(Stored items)
◇ ◇ ◇ ◇ ◇ ◇ ◇

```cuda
static int quant_run(const Mp3Tables* dT, const Mp3Tables& hT, StreamDesc* d_streams, int S, int nstreams_with_frames, int max_frames, long long F,
                     const QuantBuffers& B, cudaStream_t st_main, cudaStream_t st_repair, cudaEvent_t ev_fork, cudaEvent_t ev_join,
                     cudaEvent_t ev_pass1, cudaEvent_t* evq, int* evq_pred, int* passes_out, std::atomic<long long>* launches,
                     QuantLoop* dloop = nullptr) {
  cudaStream_t st = st_main;
  static std::mutex attr_mu;
  static bool attr_done[64] = {};
  int dev = 0, sms = 132;
  cudaGetDevice(&dev);
  cudaDeviceGetAttribute(&sms, cudaDevAttrMultiProcessorCount, dev);
  const size_t smem = sizeof(WarpShared) * Q_WARPS, smem_slim = (size_t)Q_STRIDE_NOXR * Q_WARPS, smem_pack = sizeof(PackShared) * Q_WARPS;
  {
    std::lock_guard<std::mutex> lk(attr_mu);
    if (dev < 64 && !attr_done[dev]) {
      if (cudaFuncSetAttribute(k_q_prepare, cudaFuncAttributeMaxDynamicSharedMemorySize, (int)smem) != cudaSuccess) return -100;
      if (cudaFuncSetAttribute(k_q_search, cudaFuncAttributeMaxDynamicSharedMemorySize, (int)smem_slim) != cudaSuccess) return -100;
      if (cudaFuncSetAttribute(k_q_outer, cudaFuncAttributeMaxDynamicSharedMemorySize, (int)smem) != cudaSuccess) return -100;
      if (cudaFuncSetAttribute(k_q_finish, cudaFuncAttributeMaxDynamicSharedMemorySize, (int)smem_slim) != cudaSuccess) return -100;
      if (cudaFuncSetAttribute(k_q_pack, cudaFuncAttributeMaxDynamicSharedMemorySize, (int)smem_pack) != cudaSuccess) return -100;
      attr_done[dev] = true;
    }
  }
  if (F <= 0) { *passes_out = 0; return 0; }
  const int nch = hT.nch;
  int next_counter = Q_NCOUNTERS;
// ... 22 lines not shown
  (*launches)++;
  int* const list1 = B.list;
  int* const list2 = B.list + (F + 1);
  int* const list3 = B.list + 2 * (F + 1);
  auto search = [&](int gr, const int* list, const int* cptr, long long count, int reval) {
    k_q_search<<<grid_for(count * nch, Q_SLIM_BLOCKS), Q_THREADS, smem_slim, st>>>(dT, d_streams, B.qs, B.ginfo, B.l3enc, B.xrpow, B.prep, gr, list, cptr, (int)count,
                                                                             reval, fresh_counter(), list2, B.counter + 1, list3, B.counter + 2);
    (*launches)++;
  };
  int reserve_blocks = 0;
  auto finish = [&](int gr, const int* list, const int* cptr, long long count, int reval) {
    k_q_finish<<<max(1, grid_for(count * nch, Q_SLIM_BLOCKS) - reserve_blocks), Q_THREADS, smem_slim, st>>>(dT, d_streams, B.qs, B.ginfo, B.l3enc, gr, list, cptr, (int)count, reval, fresh_counter());
    (*launches)++;
  };
  auto outer = [&](int gr, const int* list, const int* cptr, long long count, int reval) {
    k_q_outer<<<max(1, grid_for(count * nch, Q_BLOCKS_PER_SM) - reserve_blocks), Q_THREADS, smem, st>>>(dT, d_streams, B.qs, B.ginfo, B.l3enc, B.xrq, B.xrpow, B.prep, gr, list, cptr, (int)count,
                                                                            reval, fresh_counter());
    (*launches)++;
  };
  auto outer_finish = [&](int gr, long long count, int reval, int slot_o, int slot_f) {
    outer(gr, nullptr, nullptr, count, reval); mark(slot_o);
    finish(gr, nullptr, nullptr, count, reval); mark(slot_f);
  };
  auto pack = [&](const int* list, const int* cptr, long long count, int reval) {
    k_q_pack<<<grid_for(count, 9), Q_THREADS, smem_pack, st>>>(dT, d_streams, B.qs, B.ginfo, B.l3enc, B.neg, list, cptr, (int)count, reval, fresh_counter(), nullptr, B.over_budget);
    (*launches)++;
  };
  auto verify = [&](int predict_step = 0) {
    cudaMemsetAsync(B.counter, 0, 3 * sizeof(int), st);
    k_qstate_verify<<<(int)((F + 255) / 256), 256, 0, st>>>(d_streams, B.qs, F, list1, B.counter, predict_step);
    (*launches)++;
  };
// ... 4 lines not shown
    outer_finish(0, F, 0, QE_O0, QE_F0);
    search(1, nullptr, nullptr, F, 0); mark(QE_S1);
  }
  bool forked = false;
  if (Q_SPEC_FOLD && speculated) {
    verify(G == 1 ? 1 : 0);
    search(0, list1, B.counter, F, 1);
    if (G == 2) {
      search(1, list2, B.counter + 1, F, 3);
      int* const c0 = fresh_counter(); int* const c1 = fresh_counter(); int* const c2 = fresh_counter();
      int* const c3 = fresh_counter(); int* const c4 = fresh_counter();
      cudaEventRecord(ev_fork, st_main);
      cudaStreamWaitEvent(st_repair, ev_fork, 0);
      const int gq = Q_REPAIR_BLOCKS, gs = Q_REPAIR_BLOCKS;
      const int* cp = B.counter + 2;
      k_q_outer<<<gq, Q_THREADS, smem, st_repair>>>(dT, d_streams, B.qs, B.ginfo, B.l3enc, B.xrq, B.xrpow, B.prep, 0, list3, cp, (int)F, 1, c0);
      k_q_finish<<<gs, Q_THREADS, smem_slim, st_repair>>>(dT, d_streams, B.qs, B.ginfo, B.l3enc, 0, list3, cp, (int)F, 1, c1);
      k_q_search<<<gs, Q_THREADS, smem_slim, st_repair>>>(dT, d_streams, B.qs, B.ginfo, B.l3enc, B.xrpow, B.prep, 1, list3, cp, (int)F, 1, c2, list2, B.counter + 1,
                                                          list3, B.counter + 2);
      k_q_outer<<<gq, Q_THREADS, smem, st_repair>>>(dT, d_streams, B.qs, B.ginfo, B.l3enc, B.xrq, B.xrpow, B.prep, 1, list3, cp, (int)F, 2, c3);
      k_q_finish<<<gs, Q_THREADS, smem_slim, st_repair>>>(dT, d_streams, B.qs, B.ginfo, B.l3enc, 1, list3, cp, (int)F, 2, c4);
      cudaEventRecord(ev_join, st_repair);
      (*launches) += 5;
      forked = true;
    }
  }
  mark(QE_MID);
  if (G == 2) {
    reserve_blocks = forked ? Q_REPAIR_BLOCKS : 0;
    outer_finish(1, F, forked ? -1 : 0, QE_O1, QE_F1);
    reserve_blocks = 0;
    if (forked) cudaStreamWaitEvent(st_main, ev_join, 0);
  } else {
    outer_finish(0, F, 0, QE_O0, QE_F0);
  }
// ... 70 lines not shown
```

lamejs_b200/csrc/mp3_encoder.cu:

```cuda
#include <cuda_runtime.h>
#include <math.h>
#include <stdio.h>
#include <algorithm>
#include <array>
#include <stdlib.h>
#include <string.h>
#include <atomic>
#include <map>
#include <mutex>
#include <string>
#include <tuple>
#include <vector>

#include "../../include/mp3b200.h"
#include "mp3_config.h"
#include "mp3_device.cuh"
#include "mp3_tables.h"
#include "k_filterbank.cuh"
#include "k_psy.cuh"
#include "k_quant.cuh"
#include "k_tag.cuh"
#include "k_resample.cuh"
#include "k_replaygain.cuh"
#include "k_stage.cuh"
// ... 1880 lines not shown
}

}

#include "mp3_session.inc"
#include "mp3_handle.inc"
#include "mp3_session_handles.inc"

#ifdef Q_TASKSTAT
extern "C" int mp3b200_debug_taskstat(int* out, int rows) {
  if (rows > (1 << 16)) rows = 1 << 16;
  return cudaMemcpyFromSymbol(out, g_taskstat, sizeof(int) * 8 * (size_t)rows) == cudaSuccess ? 0 : -1;
}
#endif

#ifdef PSY_PHASESTAT
extern "C" int mp3b200_debug_psystat(long long* out, int rows) {
  if (rows > PSY_STAT_ROWS) rows = PSY_STAT_ROWS;
  return cudaMemcpyFromSymbol(out, g_psystat, sizeof(long long) * PSY_STAT_COLS * (size_t)rows) == cudaSuccess ? rows : -1;
}
#endif

#ifdef MP3_DOMAIN_CHECK
extern "C" int mp3b200_debug_domain_hits(unsigned long long* out, int cap) {
  if (cap < DOM_NSITES) return DOM_NSITES;
  if (cudaDeviceSynchronize() != cudaSuccess) return -1;
  if (cudaMemcpyFromSymbol(out, g_domain_hits, sizeof(unsigned long long) * DOM_NSITES) != cudaSuccess) return -1;
  static const unsigned long long zero[DOM_NSITES] = {};
  return cudaMemcpyToSymbol(g_domain_hits, zero, sizeof zero) == cudaSuccess ? DOM_NSITES : -1;
}
// ... 2 lines not shown
```

Before: 60760.

## Fuse region table scans, add double pow43/adj43 tables, add phase profiling

Adds a single-pass three-region Huffman table selection for the inner-loop bit counting, so the ix row is scanned once instead of once per region. Precomputes double-precision pow43/adj43 tables in global memory, which removes float-to-double conversions in quantize and noise loops, and uses a cheaper magic-number truncation. Also loads sfb_of_line through the read-only cache and adds compile-time-gated phase-timing instrumentation. The trade is extra device memory and a per-device table upload; region selection is now two passes with branchy per-element region dispatch.

Measured after the change: 62930, median of 6. 3.6% higher.

```diff
diff --git a/lamejs_b200/csrc/k_quant.cuh b/lamejs_b200/csrc/k_quant.cuh
--- a/lamejs_b200/csrc/k_quant.cuh
+++ b/lamejs_b200/csrc/k_quant.cuh
@@ -47,6 +47,8 @@
 __device__ int g_t33l[16];
 __constant__ int c_slen1_n[16];
 __constant__ int c_slen2_n[16];
+#define Q_ADJ43D MP3_PRECALC
+static double* g_q43d[64];
 __device__ int g_slen_n[2][16];
 __device__ int g_scale_tab[2][16];
 __device__ unsigned int g_cat_tab[8][256];
@@ -93,6 +95,18 @@
     }
     UP(g_slen_n, sn); UP(g_scale_tab, st); UP(g_cat_tab, ct);
   }
+  {
+    static Mp3Tables t;
+    static Mp3Resample rs;
+    static Mp3TagParams tag;
+    static double w[2 * MP3_PRECALC];
+    int d = 0;
+    if (cudaGetDevice(&d) != cudaSuccess || d < 0 || d >= 64) return -100;
+    if (mp3_build_config(2, 44100, 128, 0, &t, &rs, &tag) != 0) return -100;
+    for (int i = 0; i < MP3_PRECALC; i++) { w[i] = (double)t.pow43[i]; w[Q_ADJ43D + i] = (double)t.adj43[i]; }
+    if (!g_q43d[d] && cudaMalloc(&g_q43d[d], sizeof w) != cudaSuccess) return -100;
+    if (cudaMemcpy(g_q43d[d], w, sizeof w, cudaMemcpyHostToDevice) != cudaSuccess) return -100;
+  }
 #undef UP
   return 0;
 }
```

◇ ◇ ◇ ◇ ◇ ◇ ◇

= WHAT YOU HAVE TO DO =
Go through the lines above. Select every one that has the string "zero".

= SOLVED EXERCISE =
  static const unsigned long long zero[DOM_NSITES] = {};
  return cudaMemcpyToSymbol(g_domain_hits, zero, sizeof zero) == cudaSuccess ? DOM_NSITES : -1;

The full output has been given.